* [Listed entries]:

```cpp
EO_FN bool solve5_wave(Lds& S, epnp_exact::Work& xw, const double* K, double* R_out, double* t_out, double* rep, bool force_seq = false) {
  const int lane = threadIdx.x & 63, slot = lane >> 4, col = lane & 15, r16 = lane & 15;
  const double fu = K[0], fv = K[1], uc = K[2], vc = K[3];
  if (lane == 0) { S.flag = force_seq ? 1 : 0; S.why = force_seq ? 16 : 0; S.stamp[0] = clock64(); }
  load_tables(S, lane);
  EO_SYNC();
  if (lane < 3) {
    double c = 0;
    for (int i = 0; i < 5; i++) c += S.pws[3 * i + lane];
    S.cws[lane] = c / 5;
  }
  EO_SYNC();
  auto load_pw0 = [&]() {
    if (lane < 9) {
      const int a = lane / 3, b = lane % 3;
      const double ca = S.cws[a], cb = S.cws[b];
      double s = 0;
      for (int i = 0; i < 5; ++i) s += (S.pws[3 * i + a] - ca) * (S.pws[3 * i + b] - cb);
      S.jr[b * 16 + a] = s;
    } else if (lane < 18) {
      const int r = (lane - 9) / 3, k = (lane - 9) % 3;
      S.jr[r * 16 + 3 + k] = r == k ? 1.0 : 0.0;
    } else if (lane < 36) {
      S.jr[((lane - 18) / 6) * 16 + 6 + (lane - 18) % 6] = 0.0;
    }
    EO_SYNC();
  };
  load_pw0();
  unsigned long long ex = jacobi_rows<3>(S, r16 < 3 ? 3 : 0, r16 < 3 ? 0 : r16, lane);
  unsigned long long bd = svd_rank(S, slot == 0 ? 3 : 0, 0, 0, lane);
  if (ex | bd) {
    load_pw0();
    if (lane == 0) svd_small_seq(S, xw.jW, 3, 3, 0, 0);
    EO_SYNC();
  }
  if (lane < 9) {
    const int i = 1 + lane / 3, j = lane % 3;
    const double k = xsqrt(S.sw[0][i - 1] / 5);
    S.cws[3 * i + j] = S.cws[j] + k * S.jr[S.srow[0][i - 1] * 16 + j];
  }
  EO_SYNC();
  auto load_cc = [&]() {
    if (lane < 9) {
      const int r = lane / 3, k = lane % 3;
      S.jr[r * 16 + k] = S.cws[3 * (r + 1) + k] - S.cws[k];
    } else if (lane < 18) {
      const int r = (lane - 9) / 3, k = (lane - 9) % 3;
      S.jr[r * 16 + 3 + k] = r == k ? 1.0 : 0.0;
    } else if (lane < 36) {
      S.jr[((lane - 18) / 6) * 16 + 6 + (lane - 18) % 6] = 0.0;
    }
    EO_SYNC();
  };
  load_cc();
  ex = jacobi_rows<3>(S, r16 < 3 ? 3 : 0, r16 < 3 ? 0 : r16, lane);
  bd = svd_rank(S, slot == 0 ? 3 : 0, 0, 0, lane);
  if (ex | bd) {
    load_cc();
    if (lane == 0) svd_small_seq(S, xw.jW, 3, 3, 0, 0);
    EO_SYNC();
  }
  if (lane < 9) {
    const int j = lane / 3, c = lane % 3;
    double threshold = 0;
    for (int i = 0; i < 3; ++i) threshold += S.sw[0][i];
    threshold *= 2.220446049250313e-16 * 2;
    double x = 0;
    for (int i = 0; i < 3; ++i) {
      double wi = S.sw[0][i];
      if (fabs(wi) <= threshold) continue;
      wi = 1 / wi;
      const int r = S.srow[0][i];
      double s = S.jr[r * 16 + c];
      s *= wi;
      x = x + s * S.jr[r * 16 + 3 + j];
    }
    S.ccinv[lane] = x;
  }
  EO_SYNC();
  if (lane < 15) {
    const int i = lane / 3, j = lane % 3;
    const double* ci = S.ccinv;
    const double* pi = S.pws + 3 * i;
    S.alphas[4 * i + 1 + j] = ci[3 * j] * (pi[0] - S.cws[0]) + ci[3 * j + 1] * (pi[1] - S.cws[1]) + ci[3 * j + 2] * (pi[2] - S.cws[2]);
  }
  EO_SYNC();
  if (lane < 5) {
    const double* a = S.alphas + 4 * lane;
    S.alphas[4 * lane] = 1.0f - a[1] - a[2] - a[3];
  }
  EO_SYNC();
  if (lane == 0) S.stamp[1] = clock64();
  for (int e = lane; e < 120; e += 64) {
    const int r = e / 12, cc = e % 12, i = r >> 1, q = cc / 3, t = cc % 3;
    const double as = S.alphas[4 * i + q], u = S.us[2 * i], v = S.us[2 * i + 1];
    double m;
    if (r & 1) m = t == 0 ? 0.0 : (t == 1 ? as * fv : as * (vc - v));
    else m = t == 0 ? as * fu : (t == 1 ? 0.0 : as * (uc - u));
    S.M[e] = m;
  }
  EO_SYNC();
  auto load_mtm = [&]() {
    for (int e = lane; e < 144; e += 64) {
      const int a = e / 12, b = e % 12;
      double s = 0;
      for (int r = 0; r < 10; ++r) s += S.M[12 * r + a] * S.M[12 * r + b];
      S.jr[b * 16 + a] = s;
    }
    EO_SYNC();
  };
  load_mtm();
  if (lane == 0) S.stamp[2] = clock64();
  const bool degenerate = (S.why & 8) != 0;
  unsigned long long ex12 = 0;
  int fin12 = 2;
  if (!degenerate) {
    ex12 = jacobi_rows<12>(S, r16 < 12 ? 12 : 0, r16 < 12 ? 0 : r16, lane);
    fin12 = svd12_smallest(S, lane);
  }
  if (ex12 || fin12) {
    if (ex12 || fin12 == 2) {
      if (!degenerate) load_mtm();
      jacobi12_safe(S, lane);
    }
    if (lane == 0) svd12_finish_seq(S, xw);
    EO_SYNC();
  }
  if (lane == 0) S.stamp[3] = clock64();
  if (lane < 60) {
    const int i = lane / 10, c = lane % 10;
    const int pa = i < 3 ? 0 : (i < 5 ? 1 : 2), pb = i < 3 ? i + 1 : (i < 5 ? i - 1 : 3);
    const int y = c >= 6 ? 3 : (c >= 3 ? 2 : (c >= 1 ? 1 : 0)), x = c - y * (y + 1) / 2;
    double dx[3], dy[3];
    for (int k = 0; k < 3; ++k) {
      dx[k] = S.ut4[x][3 * pa + k] - S.ut4[x][3 * pb + k];
      dy[k] = S.ut4[y][3 * pa + k] - S.ut4[y][3 * pb + k];
    }
    const double d = dot3(dx, dy);
    S.L[lane] = x == y ? d : 2.0f * d;
  }
  if (lane < 6) {
    const int pa = lane < 3 ? 0 : (lane < 5 ? 1 : 2), pb = lane < 3 ? lane + 1 : (lane < 5 ? lane - 1 : 3);
    const double* p1 = S.cws + 3 * pa;
    const double* p2 = S.cws + 3 * pb;
    S.rho[lane] = (p1[0] - p2[0]) * (p1[0] - p2[0]) + (p1[1] - p2[1]) * (p1[1] - p2[1]) + (p1[2] - p2[2]) * (p1[2] - p2[2]);
  }
  EO_SYNC();
  const int cand = slot < 3 ? slot : 0;
  const int nc = slot == 0 ? 4 : (slot == 1 ? 3 : (slot == 2 ? 5 : 0));
  const int base = 5 * cand;
  auto load_l = [&](int only) {
    if (slot < 3 && (only < 0 || slot == only)) {
      for (int i = 0; i < nc; ++i) {
        const int lc = slot == 0 ? (i == 2 ? 3 : (i == 3 ? 6 : i)) : i;
        double v = 0.0;
        if (col < 6) v = S.L[10 * col + lc];
        else if (col - 6 == i) v = 1.0;
        S.jr[(base + i) * 16 + col] = v;
      }
    }
    EO_SYNC();
  };
  load_l(-1);
  {
    const int pc = r16 / 5, pn = pc == 0 ? 4 : (pc == 1 ? 3 : 5);
    const bool mine = r16 < 15 && r16 % 5 < pn;
    ex = jacobi_rows<6>(S, mine ? pn : 0, mine ? 5 * pc : r16, lane);
  }
  bd = svd_rank(S, nc, base, cand, lane);
  if (ex | bd) {
    const unsigned need = need_seq(ex, bd);
    for (int pp = 0; pp < 3; ++pp)
      if (need >> pp & 1) load_l(pp);
    if (slot < 3 && col == 0 && (need >> slot & 1)) svd_small_seq(S, slot == 0 ? xw.jW : (slot == 1 ? xw.sA : xw.sUt), 6, nc, base, cand);
    EO_SYNC();
  }
  if (slot < 3 && col < nc) {
    double threshold = 0;
    for (int i = 0; i < nc; ++i) threshold += S.sw[cand][i];
    threshold *= 2.220446049250313e-16 * 2;
    double x = 0;
    for (int i = 0; i < nc; ++i) {
      double wi = S.sw[cand][i];
      if (fabs(wi) <= threshold) continue;
      wi = 1 / wi;
      const int r = S.srow[cand][i];
      double s = 0;
      for (int k = 0; k < 6; ++k) s += S.jr[r * 16 + k] * S.rho[k];
      s *= wi;
      x = x + s * S.jr[r * 16 + 6 + col];
    }
    S.bx[cand][col] = x;
  }
  EO_SYNC();
  if (lane == 0) S.stamp[4] = clock64();
  double betas[4];
  {
    const double* bx = S.bx[cand];
    const double b0 = bx[0], b1 = bx[1], b2 = bx[2], b3 = bx[3];
    if (slot == 0) {
      if (b0 < 0) { betas[0] = xsqrt(-b0); betas[1] = -b1 / betas[0]; betas[2] = -b2 / betas[0]; betas[3] = -b3 / betas[0]; }
      else { betas[0] = xsqrt(b0); betas[1] = b1 / betas[0]; betas[2] = b2 / betas[0]; betas[3] = b3 / betas[0]; }
    } else {
      if (b0 < 0) { betas[0] = xsqrt(-b0); betas[1] = (b2 < 0) ? xsqrt(-b2) : 0.0; }
      else { betas[0] = xsqrt(b0); betas[1] = (b2 > 0) ? xsqrt(b2) : 0.0; }
      if (b1 < 0) betas[0] = -betas[0];
      betas[2] = slot == 2 ? b3 / betas[0] : 0.0;
      betas[3] = 0.0;
    }
  }
  {
    double rho[6];
    for (int k = 0; k < 6; ++k) rho[k] = S.rho[k];
    gauss_newton(S, cand, col, slot < 3, S.L, rho, betas);
  }
  if (lane == 0) S.stamp[5] = clock64();
  if (slot < 3 && col < 12) {
    double c = 0.0;
    for (int i = 0; i < 4; ++i) c += betas[i] * S.ut4[i][col];
    S.ccs[cand][col] = c;
  }
  EO_SYNC();
  if (slot < 3 && col < 15) {
    const int i = col / 3, j = col % 3;
    const double* a = S.alphas + 4 * i;
    const double* cc = S.ccs[cand];
    S.pcs[cand][col] = a[0] * cc[j] + a[1] * cc[3 + j] + a[2] * cc[6 + j] + a[3] * cc[9 + j];
  }
  EO_SYNC();
  double pc0[3], pw0[3];
  bool flip;
  {
    const double* pc = S.pcs[cand];
    flip = pc[2] < 0.0;
    for (int j = 0; j < 3; ++j) { pc0[j] = 0; pw0[j] = 0; }
    for (int i = 0; i < 5; ++i)
      for (int j = 0; j < 3; ++j) { pc0[j] += flip ? -pc[3 * i + j] : pc[3 * i + j]; pw0[j] += S.pws[3 * i + j]; }
    for (int j = 0; j < 3; ++j) { pc0[j] /= 5; pw0[j] /= 5; }
  }
  auto load_abt = [&](int only) {
    const double* pc = S.pcs[cand];
    if (slot < 3 && (only < 0 || slot == only) && col < 9) {
      const int j = col / 3, k = col % 3;
      double s = 0;
      for (int i = 0; i < 5; ++i) s += ((flip ? -pc[3 * i + j] : pc[3 * i + j]) - pc0[j]) * (S.pws[3 * i + k] - pw0[k]);
      S.jr[(base + k) * 16 + j] = s;
    } else if (slot < 3 && (only < 0 || slot == only) && col < 12) {
      const int r = col - 9;
      for (int k = 0; k < 3; ++k) S.jr[(base + r) * 16 + 3 + k] = r == k ? 1.0 : 0.0;
      for (int k = 6; k < 12; ++k) S.jr[(base + r) * 16 + k] = 0.0;
    }
    EO_SYNC();
  };
  load_abt(-1);
  {
    const bool mine = r16 < 15 && r16 % 5 < 3;
    ex = jacobi_rows<3>(S, mine ? 3 : 0, mine ? 5 * (r16 / 5) : r16, lane);
  }
  bd = svd_rank(S, slot < 3 ? 3 : 0, base, cand, lane);
  if (ex | bd) {
    const unsigned need = need_seq(ex, bd);
    for (int pp = 0; pp < 3; ++pp)
      if (need >> pp & 1) load_abt(pp);
    if (slot < 3 && col == 0 && (need >> slot & 1)) svd_small_seq(S, slot == 0 ? xw.jW : (slot == 1 ? xw.sA : xw.sUt), 3, 3, base, cand);
    EO_SYNC();
  }
  if (slot < 3 && col < 9) {
    const int i = col / 3, j = col % 3;
    const int r0 = S.srow[cand][0], r1 = S.srow[cand][1], r2 = S.srow[cand][2];
    S.Rc[cand][col] = S.jr[r0 * 16 + i] * S.jr[r0 * 16 + 3 + j] + S.jr[r1 * 16 + i] * S.jr[r1 * 16 + 3 + j] + S.jr[r2 * 16 + i] * S.jr[r2 * 16 + 3 + j];
  }
  EO_SYNC();
  double R[9], t[3];
  for (int k = 0; k < 9; ++k) R[k] = S.Rc[cand][k];
  {
    const double det = R[0] * R[4] * R[8] + R[1] * R[5] * R[6] + R[2] * R[3] * R[7] - R[2] * R[4] * R[6] - R[1] * R[3] * R[8] - R[0] * R[5] * R[7];
    if (det < 0) { R[6] = -R[6]; R[7] = -R[7]; R[8] = -R[8]; }
  }
  t[0] = pc0[0] - dot3(R, pw0); t[1] = pc0[1] - dot3(R + 3, pw0); t[2] = pc0[2] - dot3(R + 6, pw0);
  if (slot < 3 && col < 5) {
    const double* pw = S.pws + 3 * col;
    const double Xc = dot3(R, pw) + t[0], Yc = dot3(R + 3, pw) + t[1], inv_Zc = 1.0 / (dot3(R + 6, pw) + t[2]);
    const double ue = uc + fu * Xc * inv_Zc, ve = vc + fv * Yc * inv_Zc;
    const double u = S.us[2 * col], v = S.us[2 * col + 1];
    S.rep[cand][col] = xsqrt((u - ue) * (u - ue) + (v - ve) * (v - ve));
  }
  EO_SYNC();
  if (slot < 3 && col == 0) {
    double sum2 = 0.0;
    for (int i = 0; i < 5; ++i) sum2 += S.rep[cand][i];
    double* o = S.out[cand];
    for (int k = 0; k < 9; ++k) o[k] = R[k];
    o[9] = t[0]; o[10] = t[1]; o[11] = t[2];
    o[12] = sum2 / 5;
  }
  EO_SYNC();
  if (lane == 0) S.stamp[6] = clock64();
  bool fin = true;
  if (S.flag & 1) {
    if (lane == 0) {
      double* x5 = xw.PW0;
      double* u5 = xw.gA;
      for (int i = 0; i < 15; ++i) x5[i] = S.pws[i];
      for (int i = 0; i < 10; ++i) u5[i] = S.us[i];
      double Rx[9], tx[3], rx[3];
      const bool ok = epnp_exact::solve5(xw, x5, u5, K, Rx, tx, rx);
      for (int k = 0; k < 9; ++k) S.out[0][k] = Rx[k];
      for (int k = 0; k < 3; ++k) S.out[0][9 + k] = tx[k];
      S.out[0][12] = rx[0]; S.out[1][12] = rx[1]; S.out[2][12] = rx[2];
      S.out[0][13] = ok ? 1.0 : 0.0;
    }
    EO_SYNC();
    for (int k = 0; k < 9; ++k) R_out[k] = S.out[0][k];
    for (int k = 0; k < 3; ++k) t_out[k] = S.out[0][9 + k];
    fin = S.out[0][13] != 0.0;
  } else {
    int N = 0;
    if (S.out[1][12] < S.out[0][12]) N = 1;
    if (S.out[2][12] < S.out[N][12]) N = 2;
    for (int k = 0; k < 9; ++k) { R_out[k] = S.out[N][k]; fin = fin && isfinite(S.out[N][k]); }
    for (int k = 0; k < 3; ++k) { t_out[k] = S.out[N][9 + k]; fin = fin && isfinite(S.out[N][9 + k]); }
  }
  if (rep) { rep[0] = S.out[0][12]; rep[1] = S.out[1][12]; rep[2] = S.out[2][12]; }
  if (lane == 0) S.stamp[7] = clock64();
  EO_SYNC();
  return fin;
}

}
```

Measured before the change: 9537 stereo frames/s.

## Distribute Gauss-Newton QR across row lanes with DPP broadcasts instead of LDS

Replaces the per-lane redundant Gauss-Newton 6x4 QR solve, which exchanged its rows through LDS with wave barriers each iteration, with a lane-distributed formulation. Each of the first lanes in a 16-lane row owns one column of A (or b), and pivot data is broadcast with DPP row_newbcast. This removes the LDS scratch array and the two syncs per iteration and spreads the QR arithmetic across lanes. It adds a host-side bitwise checker so the lane version can be compared against a reference. The risk is precision or ordering differences from the original serial code, plus extra broadcast instructions.

```diff
diff --git a/stereo-semantic-vo_amd/csrc/svo_epnp_ord_dev.h b/stereo-semantic-vo_amd/csrc/svo_epnp_ord_dev.h
--- a/stereo-semantic-vo_amd/csrc/svo_epnp_ord_dev.h
+++ b/stereo-semantic-vo_amd/csrc/svo_epnp_ord_dev.h
@@ -5,6 +5,7 @@
 #include <stdint.h>
 
 #include "svo_epnp_exact_dev.h"
+#include "svo_lanes.h"
 
 namespace epnp_ord {
 
@@ -31,7 +32,6 @@
   double sw[3][6];
   double bx[3][6];
   double ccs[3][12], pcs[3][16], abt[3][9], Rc[3][9], rep[3][8];
-  alignas(16) double gn[3][6][6];
   double out[3][16];
   int srow[3][6];
   int urow[4];
@@ -417,83 +417,28 @@
   S.flag |= 2; S.why |= 4;
 }
 
-EO_FN void gauss_newton(Lds& S, int cand, int col, bool owner, const double* L, const double* rho, double* betas) {
-  for (int it = 0; it < 5; ++it) {
-    double A[6][4], b[6];
-    {
-      const int i = col < 6 ? col : 0;
-      const double* rl = L + 10 * i;
-      double* g = S.gn[cand][i];
-      const double a0 = 2 * rl[0] * betas[0] + rl[1] * betas[1] + rl[3] * betas[2] + rl[6] * betas[3];
-      const double a1 = rl[1] * betas[0] + 2 * rl[2] * betas[1] + rl[4] * betas[2] + rl[7] * betas[3];
-      const double a2 = rl[3] * betas[0] + rl[4] * betas[1] + 2 * rl[5] * betas[2] + rl[8] * betas[3];
-      const double a3 = rl[6] * betas[0] + rl[7] * betas[1] + rl[8] * betas[2] + 2 * rl[9] * betas[3];
-      const double bi = rho[i] - (rl[0] * betas[0] * betas[0] + rl[1] * betas[0] * betas[1] + rl[2] * betas[1] * betas[1] +
-                                  rl[3] * betas[0] * betas[2] + rl[4] * betas[1] * betas[2] + rl[5] * betas[2] * betas[2] +
-                                  rl[6] * betas[0] * betas[3] + rl[7] * betas[1] * betas[3] + rl[8] * betas[2] * betas[3] +
-                                  rl[9] * betas[3] * betas[3]);
-      if (owner && col < 6) { g[0] = a0; g[1] = a1; g[2] = a2; g[3] = a3; g[4] = bi; }
-    }
-    EO_SYNC();
+struct RowDpp {
+  typedef double real;
+  typedef bool mask;
+  int col;
+  EO_FN double c(double d) const { return d; }
+  EO_FN double abs(double a) const { return fabs(a); }
+  EO_FN double sqrt(double a) const { return xsqrt(a); }
+  EO_FN bool lt(double a, double b) const { return a < b; }
+  EO_FN bool eq(double a, double b) const { return a == b; }
+  EO_FN double sel(bool m, double a, double b) const { return m ? a : b; }
+  EO_FN bool land(bool a, bool b) const { return a && b; }
+  EO_FN bool lnot(bool a) const { return !a; }
+  EO_FN bool lane_is(int l) const { return col == l; }
+  template <int K>
+  EO_FN double bcast(double v) const { return __builtin_amdgcn_update_dpp(v, v, 0x150 + K, 0xf, 0xf, false); }
+};
+EO_FN void gauss_newton(const Lds& S, int col, double* betas) {
+  const RowDpp x{col};
+  double coef[svo_lanes::GN_NCOEF];
 #pragma unroll
-    for (int i = 0; i < 6; ++i) {
-      const double* g = S.gn[cand][i];
-      A[i][0] = g[0]; A[i][1] = g[1]; A[i][2] = g[2]; A[i][3] = g[3]; b[i] = g[4];
-    }
-    EO_SYNC();
-    double A1[4], A2[4], x[4] = {0, 0, 0, 0};
-    bool alive = true;
-#pragma unroll
-    for (int k = 0; k < 4; ++k) {
-      double eta = fabs(A[k][k]);
-#pragma unroll
-      for (int i = k + 1; i < 6; ++i) {
-        const double elt = fabs(A[i - 1][k]);
-        if (eta < elt) eta = elt;
-      }
-      if (eta == 0) alive = false;
-      const double inv_eta = 1. / eta;
-      double sum2 = 0.0;
-#pragma unroll
-      for (int i = k; i < 6; ++i) {
-        A[i][k] *= inv_eta;
-        sum2 += A[i][k] * A[i][k];
-      }
-      double sigma = xsqrt(sum2);
-      if (A[k][k] < 0) sigma = -sigma;
-      A[k][k] += sigma;
-      A1[k] = sigma * A[k][k];
-      A2[k] = -eta * sigma;
-#pragma unroll
-      for (int j = k + 1; j < 4; ++j) {
-        double sum = 0;
-#pragma unroll
-        for (int i = k; i < 6; ++i) sum += A[i][k] * A[i][j];
-        const double tau = sum / A1[k];
-#pragma unroll
-        for (int i = k; i < 6; ++i) A[i][j] -= tau * A[i][k];
-      }
-    }
-#pragma unroll
-    for (int j = 0; j < 4; ++j) {
-      double tau = 0;
-#pragma unroll
-      for (int i = j; i < 6; ++i) tau += A[i][j] * b[i];
-      tau /= A1[j];
-#pragma unroll
-      for (int i = j; i < 6; ++i) b[i] -= tau * A[i][j];
-    }
-    x[3] = b[3] / A2[3];
-#pragma unroll
-    for (int i = 2; i >= 0; --i) {
-      double sum = 0;
-#pragma unroll
-      for (int j = i + 1; j < 4; ++j) sum += A[i][j] * x[j];
-      x[i] = (b[i] - sum) / A2[i];
-    }
-#pragma unroll
-    for (int i = 0; i < 4; ++i) betas[i] += alive ? x[i] : 0.0;
-  }
+  for (int e = 0; e < svo_lanes::GN_NCOEF; ++e) coef[e] = svo_lanes::gn_lane_coef(S.L, S.rho, col, e);
+  svo_lanes::gauss_newton_lanes(x, coef, betas);
 }
 
 EO_FN double dot3(const double* a, const double* b) { return a[0] * b[0] + a[1] * b[1] + a[2] * b[2]; }
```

* [Problem statement]: Search the data above for the word "false". Copy each line it is in.

* [Exercise answer]:
EO_FN bool solve5_wave(Lds& S, epnp_exact::Work& xw, const double* K, double* R_out, double* t_out, double* rep, bool force_seq = false) {
+  EO_FN double bcast(double v) const { return __builtin_amdgcn_update_dpp(v, v, 0x150 + K, 0xf, 0xf, false); }
-      if (eta == 0) alive = false;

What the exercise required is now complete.